Biomarkers are used widely in the drug development and discovery process. Irrespective of the stage of drug development, biomarker testing has become a vital necessity. But what is the drug development process? Drug development aims to identify possible compounds that can safely and effectively treat disease and medical conditions. Hence, a significant discussion is needed on the context of use so that all relevant stakeholders clearly understand the data, assay purpose, and clinical decisions.
A timely discussion between biomarker CRO and the end-user in the drug development process will facilitate the development of suitable biomarker assays. Hence, the current article focuses on the prime considerations for biomarker testing services and biomarker assay validation. Moreover, additional details are provided for a robust biomarker assay development and validation.
Types of test biomarker assays
Although PK analysis has well-defined regulatory guidance, biomarker development, and validation lack clarity. Biomarker assay are not similar to PK assays. PK assays have a well-developed and characterized calibrator material as a standard. However, most biomarker assays often don’t have a calibrated standard to compare the study results. Generally, biomarker assay services employ a synthesized or recombinant standard. Biomarker assays can either be qualitative or quantitative. Besides, the quantitative assay can further be classified as relative, definitive, and quasi-quantitative assays. Biomarker assay services must consider the following assay pillars for biomarker validation and development.
- The phase of drug development required for analysis
- Anticipated or observed concentration changes in PD data
- Decision-making based on the generated data
- And possible assay fit with regulatory expectations.
Regulatory compliance for biomarker assays
Before 2013, bioanalytical method validation solely focused on pharmacokinetic assays. After FDA’s bioanalytical method validation in 2018, the biomarker testing industry was guided to use PK approaches for biomarker assay validation. However, the drug development industry may have overlooked a prime aspect of the bioanalytical method validation guidance. It states that the industry guidance belongs to the quantitative determination of analytes in study matrices. But it is understood that only a handful of biomarker assays fall under the quantitative determination category. Although, sponsors should also consider the fact that FDA supports a fit-for-purpose approach for biomarker method validation.
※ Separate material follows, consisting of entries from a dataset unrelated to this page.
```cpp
torch::Tensor attn_decode(torch::Tensor Q, torch::Tensor Kc,
                          torch::Tensor Vc, torch::Tensor kv_lens,
                          torch::Tensor slot_ids, double scale) {
  CHECK_GPU(Q); CHECK_CONTIG(Q); CHECK_BF16(Q);
  TORCH_CHECK(kv_lens.scalar_type() == at::kInt);
  TORCH_CHECK(slot_ids.scalar_type() == at::kInt);
  const int B = (int)Q.size(0), Hq = (int)Q.size(1), D = (int)Q.size(2);
  const int S_max = (int)Kc.size(1), Hkv = (int)Kc.size(2);
  TORCH_CHECK(D == 128);
  auto O = torch::empty_like(Q);
  attn_decode_launch(Q.data_ptr(), Kc.data_ptr(), Vc.data_ptr(),
                     O.data_ptr(), kv_lens.data_ptr<int>(),
// ... 251 lines not shown
}

torch::Tensor permlane_probe(torch::Tensor ref_dev) {
  auto out = torch::zeros({64, 2}, ref_dev.options().dtype(at::kFloat));
  permlane_probe_launch(out.data_ptr<float>(), cur_stream());
  return out;
}

PYBIND11_MODULE(TORCH_EXTENSION_NAME, m) {
  m.def("rmsnorm_fwd", &rmsnorm_fwd);
  m.def("rmsnorm_bwd", &rmsnorm_bwd);
  m.def("rope", &rope);
  m.def("adamw_step", &adamw_step);
  m.def("cross_entropy_fused", &cross_entropy_fused);
  m.def("attn_fwd", &attn_fwd);
  m.def("attn_bwd", &attn_bwd);
  m.def("attn_decode", &attn_decode);
  m.def("skinny_gemm", &skinny_gemm);
  m.def("skinny_gemm_fp8", &skinny_gemm_fp8);
  m.def("transpose_bf16", &transpose_bf16);
  m.def("gemm_nt", &gemm_nt);
  m.def("wgrad_tn", &wgrad_tn);
  m.def("adamw_step_mt", &adamw_step_mt);
  m.def("skinny_gemm_swiglu", &skinny_gemm_swiglu);
  m.def("rmsnorm_res", &rmsnorm_res);
  m.def("rope_kvwrite", &rope_kvwrite);
  m.def("decode_advance", &decode_advance);
  m.def("attn_decode_qkv", &attn_decode_qkv);
  m.def("skinny_gemm_fp8_norm", &skinny_gemm_fp8_norm);
  m.def("swiglu_fwd", &swiglu_fwd);
  m.def("swiglu_bwd", &swiglu_bwd);
// ... 6 lines not shown
```

Before: 19000 tokens/s.

## Add pipelined dK/dV backward kernel with head-major Dvec and heavy-first grid

Changes the Dvec layout from [B,S,H] to [B,H,S] so per-head reads in every backward kernel become contiguous and can be vector-loaded. Adds a new dK/dV kernel that keeps a 128-row K/V tile in LDS with the softmax scale pre-folded into K. It register-prefetches the next Q/dO tile across the (group, q-tile) loop, uses transposed LDS reads with immediate offsets and MFMA scheduling hints. The default variant swaps grid axes so heavy causal tiles launch first. This adds more LDS use, extra code paths selectable by env or argument, and a rounding change from pre-scaling K in bf16.

```diff
diff --git a/skypilot_amd/ops/csrc/attention_bwd.hip b/skypilot_amd/ops/csrc/attention_bwd.hip
--- a/skypilot_amd/ops/csrc/attention_bwd.hip
+++ b/skypilot_amd/ops/csrc/attention_bwd.hip
@@ -7,8 +7,7 @@
 
 extern "C" __global__ void attn_bwd_pre_kernel(
     const unsigned short* __restrict__ dO, const unsigned short* __restrict__ O,
-    float* __restrict__ Dvec, long long rows, int Hq) {
-  (void)Hq;
+    float* __restrict__ Dvec, long long rows, int S, int Hq) {
   const int lane = threadIdx.x & 63;
   const long long wave_id =
       (long long)blockIdx.x * (blockDim.x >> 6) + (threadIdx.x >> 6);
@@ -19,7 +18,11 @@
     float acc = bf2f(drow[lane]) * bf2f(orow[lane]) +
                 bf2f(drow[lane + 64]) * bf2f(orow[lane + 64]);
     acc = wave_reduce_sum(acc);
-    if (lane == 0) Dvec[row] = acc;
+    const int hh = (int)(row % Hq);
+    const long long bs = row / Hq;
+    const int ss = (int)(bs % S);
+    const long long bb = bs / S;
+    if (lane == 0) Dvec[(bb * Hq + hh) * S + ss] = acc;
   }
 }
 
@@ -78,7 +81,7 @@
     const unsigned short* Qb = Q + ((long long)b * S * Hq + qh) * ATT_D;
     const unsigned short* dOb = dO + ((long long)b * S * Hq + qh) * ATT_D;
     const float* lse_b = lse + ((long long)b * Hq + qh) * S;
-    const float* dvec_b = Dvec + (long long)b * S * Hq + qh;
+    const float* dvec_b = Dvec + ((long long)b * Hq + qh) * S;
 
     const int qt0 = causal ? kvbase / BM : 0;
     for (int qt = qt0; qt < S / BM; ++qt) {
@@ -125,7 +128,7 @@
       for (int ct = 0; ct < 4; ++ct) {
         int qcol = qbase + ct * 16 + lrow;
         float l = lse_b[qcol];
-        float dv = dvec_b[(long long)qcol * Hq];
+        float dv = dvec_b[qcol];
 #pragma unroll
         for (int r = 0; r < 4; ++r) {
           float sv = st[ct][r] * scale;
@@ -210,7 +213,7 @@
   const unsigned short* Vb = V + ((long long)b * S * Hkv + kvh) * ATT_D;
   const unsigned short* dOb = dO + ((long long)b * S * Hq + qh) * ATT_D;
   const float* lse_b = lse + ((long long)b * Hq + qh) * S;
-  const float* dvec_b = Dvec + (long long)b * S * Hq + qh;
+  const float* dvec_b = Dvec + ((long long)b * Hq + qh) * S;
 
   s16x8 a_q[4], a_do[4];
   float my_lse[4], my_dvec[4];
@@ -227,7 +230,7 @@
     for (int r = 0; r < 4; ++r) {
       int rr = qbase + 16 * w + lgrp * 4 + r;
       my_lse[r] = lse_b[rr];
-      my_dvec[r] = dvec_b[(long long)rr * Hq];
+      my_dvec[r] = dvec_b[rr];
     }
   }
 
@@ -382,7 +385,7 @@
     const unsigned short* dOb =
         dO + ((long long)b * S * Hq + qh_head) * ATT_D;
     const float* lse_b = lse + ((long long)b * Hq + qh_head) * S;
-    const float* dvec_b = Dvec + (long long)b * S * Hq + qh_head;
+    const float* dvec_b = Dvec + ((long long)b * Hq + qh_head) * S;
 
     const int qt0 = causal ? kvbase / BM : 0;
     for (int qt = qt0; qt < S / BM; ++qt) {
@@ -445,7 +448,7 @@
 
       if (!is_st) {
         const int qcol = qbase + t_qh * 32 + col;
-        const float dvq = dvec_b[(long long)qcol * Hq];
+        const float dvq = dvec_b[qcol];
 #pragma unroll
         for (int r = 0; r < 16; ++r) {
           int kvrow = t_kvh * 32 + (r & 3) + 8 * (r >> 2) + 4 * half;
@@ -505,7 +508,8 @@
                                    const float* lse, const float* Dvec,
                                    void* dQ, void* dK, void* dV, int B,
                                    int S, int Hq, int Hkv, float scale,
-                                   bool causal, hipStream_t stream);
+                                   bool causal, int dkv_variant,
+                                   hipStream_t stream);
 
 extern "C" __global__ void attn_bwd_dkv_swapped_kernel(
     const unsigned short*, const unsigned short*, const unsigned short*,
@@ -522,18 +526,18 @@
                                 const float* lse, float* Dvec, void* dQ,
                                 void* dK, void* dV, int B, int S, int Hq,
                                 int Hkv, float scale, bool causal,
-                                hipStream_t stream) {
+                                int dkv_variant, hipStream_t stream) {
   long long rows = (long long)B * S * Hq;
   hipLaunchKernelGGL(attn_bwd_pre_kernel, dim3(membound_grid(rows, 4)),
                      dim3(256), 0, stream, (const unsigned short*)dO,
-                     (const unsigned short*)O, Dvec, rows, Hq);
+                     (const unsigned short*)O, Dvec, rows, S, Hq);
   static const int use_bwd_v3 = [] {
     const char* e = getenv("SKY_ATTN_BWD_V3");
     return e ? atoi(e) : 1;
   }();
-  if (use_bwd_v3 && S % 128 == 0) {
+  if ((use_bwd_v3 || dkv_variant >= 0) && S % 128 == 0) {
     attn_bwd_v3_launch(Q, K, V, dO, lse, Dvec, dQ, dK, dV, B, S, Hq, Hkv,
-                       scale, causal, stream);
+                       scale, causal, dkv_variant, stream);
     return;
   }
   static const int dkv_swapped = [] {
@@ -615,7 +619,7 @@
   const unsigned short* Vb = V + ((long long)b * S * Hkv + kvh) * ATT_D;
   const unsigned short* dOb = dO + ((long long)b * S * Hq + qh) * ATT_D;
   const float* lse_b = lse + ((long long)b * Hq + qh) * S;
-  const float* dvec_b = Dvec + (long long)b * S * Hq + qh;
+  const float* dvec_b = Dvec + ((long long)b * Hq + qh) * S;
 
   s16x8 q_b[4], do_b[4];
   const int my_q = qbase + 16 * w + lrow;
@@ -629,7 +633,7 @@
     }
   }
   const float my_lse = lse_b[my_q];
-  const float my_dvec = dvec_b[(long long)my_q * Hq];
+  const float my_dvec = dvec_b[my_q];
 
   f32x4 dq_t[8];
 #pragma unroll
@@ -777,7 +781,7 @@
     const unsigned short* Qb = Q + ((long long)b * S * Hq + qh) * ATT_D;
     const unsigned short* dOb = dO + ((long long)b * S * Hq + qh) * ATT_D;
     const float* lse_b = lse + ((long long)b * Hq + qh) * S;
-    const float* dvec_b = Dvec + (long long)b * S * Hq + qh;
+    const float* dvec_b = Dvec + ((long long)b * Hq + qh) * S;
 
     const int qt0 = causal ? kvbase / BM : 0;
     for (int qt = qt0; qt < S / BM; ++qt) {
@@ -828,7 +832,7 @@
       for (int qsub = 0; qsub < 4; ++qsub) {
         int qc = qbase + qsub * 16 + lrow;
         lse_l[qsub] = lse_b[qc];
-        dv_l[qsub] = dvec_b[(long long)qc * Hq];
+        dv_l[qsub] = dvec_b[qc];
       }
 #pragma unroll
       for (int qsub = 0; qsub < 4; ++qsub)
@@ -949,7 +953,7 @@
     const unsigned short* Qb = Q + ((long long)b * S * Hq + qh) * ATT_D;
     const unsigned short* dOb = dO + ((long long)b * S * Hq + qh) * ATT_D;
     const float* lse_b = lse + ((long long)b * Hq + qh) * S;
-    const float* dvec_b = Dvec + (long long)b * S * Hq + qh;
+    const float* dvec_b = Dvec + ((long long)b * Hq + qh) * S;
 
     const int qt0 = causal ? kvbase / BM : 0;
     for (int qt = qt0; qt < S / BM; ++qt) {
@@ -988,7 +992,7 @@
       for (int ct = 0; ct < 4; ++ct) {
         int qcol = qbase + ct * 16 + lrow;
         float l = lse_b[qcol];
-        float dvv = dvec_b[(long long)qcol * Hq];
+        float dvv = dvec_b[qcol];
 #pragma unroll
         for (int r = 0; r < 4; ++r) {
           float sv = st[ct][r] * scale;
diff --git a/skypilot_amd/ops/csrc/attention_bwd_v3.hip b/skypilot_amd/ops/csrc/attention_bwd_v3.hip
--- a/skypilot_amd/ops/csrc/attention_bwd_v3.hip
+++ b/skypilot_amd/ops/csrc/attention_bwd_v3.hip
@@ -77,7 +77,7 @@
     const unsigned short* Qb = Q + ((long long)b * S * Hq + qh) * ATT_D;
     const unsigned short* dOb = dO + ((long long)b * S * Hq + qh) * ATT_D;
     const float* lse_b = lse + ((long long)b * Hq + qh) * S;
-    const float* dvec_b = Dvec + (long long)b * S * Hq + qh;
+    const float* dvec_b = Dvec + ((long long)b * Hq + qh) * S;
 
     for (int qt = qt0; qt < n_qt; ++qt) {
       const int qbase = qt * 32;
@@ -129,7 +129,7 @@
         float p = exp2f(st[r] - l2);
         if (need_mask && qbase + ql < my_kv) p = 0.f;
         st[r] = p;
-        dpt[r] = p * (dpt[r] - dvec_b[(long long)(qbase + ql) * Hq]);
+        dpt[r] = p * (dpt[r] - dvec_b[qbase + ql]);
       }
 
       s16x8 pa, da;
@@ -203,6 +203,239 @@
   }
 }
 
+typedef const __attribute__((address_space(1))) char* gptr_t;
+__device__ __forceinline__ gptr_t uniform_ptr(const void* p) {
+  const unsigned long long v = (unsigned long long)p;
+  const unsigned lo = __builtin_amdgcn_readfirstlane((unsigned)v);
+  const unsigned hi = __builtin_amdgcn_readfirstlane((unsigned)(v >> 32));
+  return (gptr_t)(((unsigned long long)hi << 32) | lo);
+}
+typedef const __attribute__((address_space(1))) s16x8* g_s16x8_t;
+typedef const __attribute__((address_space(1))) f32x4* g_f32x4_t;
+
+extern "C" __global__ __launch_bounds__(256, 2) void attn_bwd_dkv_v3p_kernel(
+    const unsigned short* __restrict__ Q, const unsigned short* __restrict__ K,
+    const unsigned short* __restrict__ V, const unsigned short* __restrict__ dO,
+    const float* __restrict__ lse, const float* __restrict__ Dvec,
+    unsigned short* __restrict__ dK, unsigned short* __restrict__ dV, int B,
+    int S, int Hq, int Hkv, float scale, int causal, int heavy_first) {
+  __shared__ unsigned short lds[(2 * 32 + 2 * 128) * ATT_D];
+  unsigned short* q_lds = lds;
+  unsigned short* do_lds = lds + 32 * ATT_D;
+  unsigned short* k_own = lds + 64 * ATT_D;
+  unsigned short* v_own = lds + 192 * ATT_D;
+
+  const int kt = heavy_first ? blockIdx.y : blockIdx.x;
+  const int bh = heavy_first ? blockIdx.x : blockIdx.y;
+  const int b = bh / Hkv;
+  const int kvh = bh % Hkv;
+  const int group = Hq / Hkv;
+  const int kvb = kt * 128;
+
+  const int tid = threadIdx.x;
+  const int lane = tid & 63;
+  const int w = tid >> 6;
+  const int col = lane & 31;
+  const int h = lane >> 5;
+  const int g = lane >> 4;
+  const int lw = lane & 15;
+
+  const long long q_rowstride = (long long)Hq * ATT_D;
+  const long long kv_rowstride = (long long)Hkv * ATT_D;
+  const unsigned short* Kb = K + ((long long)b * S * Hkv + kvh) * ATT_D;
+  const unsigned short* Vb = V + ((long long)b * S * Hkv + kvh) * ATT_D;
+
+  const int my_kv = kvb + 32 * w + col;
+
+  const int qt0 = causal ? kvb / 32 : 0;
+  const int n_qt = S / 32;
+
+  unsigned tra[8];
+  {
+    const int q_s = ((g >> 1) << 3) + (lw >> 2);
+    const int d_s = ((g & 1) << 4) + ((lw & 3) << 2);
+    const unsigned base = (unsigned)(size_t)((char*)q_lds);
+#pragma unroll
+    for (int i = 0; i < 8; ++i)
+      tra[i] = DKV_TRA(base, q_s + 4 * (i & 1), 32 * (i >> 1) + d_s);
+  }
+#define DKVP_TR_ISSUE(off)                                                \
+  {                                                                       \
+    ds_tr4_issue_off<(off)>(&t0, tra[0], tra[1], tra[2], tra[3]);         \
+    ds_tr4_issue_off<(off)>(&t1, tra[4], tra[5], tra[6], tra[7]);         \
+  }
+
+  const unsigned frag_q = (unsigned)swzK16(col * 256 + h * 16, col);
+  const unsigned frag_k = frag_q + (unsigned)w * 8192u;
+
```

Moreover, FDA supports the context of use. The FDA suggests that studies supporting regulatory decisions will require a full validation, whereas exploratory studies may not require such stringent validation protocols. Hence, sponsors must first understand their study objective and proceed with biomarker assay validation.
The context of use
The context of use in biomarker testing may change over time. Hence, sponsors must define method development and validation early in the process. Besides, method validation confirms prior results in a controlled setting. The context of use in biomarker assays depends on the purpose of the study and thereby will dictate several factors in biomarker development and validation. Ultimately, the context of use is the core element of biomarker assays. Without a complete understanding of assay objectives, sponsors can run into issues related to suboptimal development and validation issues. Such suboptimal results will often generate inaccurate data and may lead to poor decisions in drug discovery and development projects.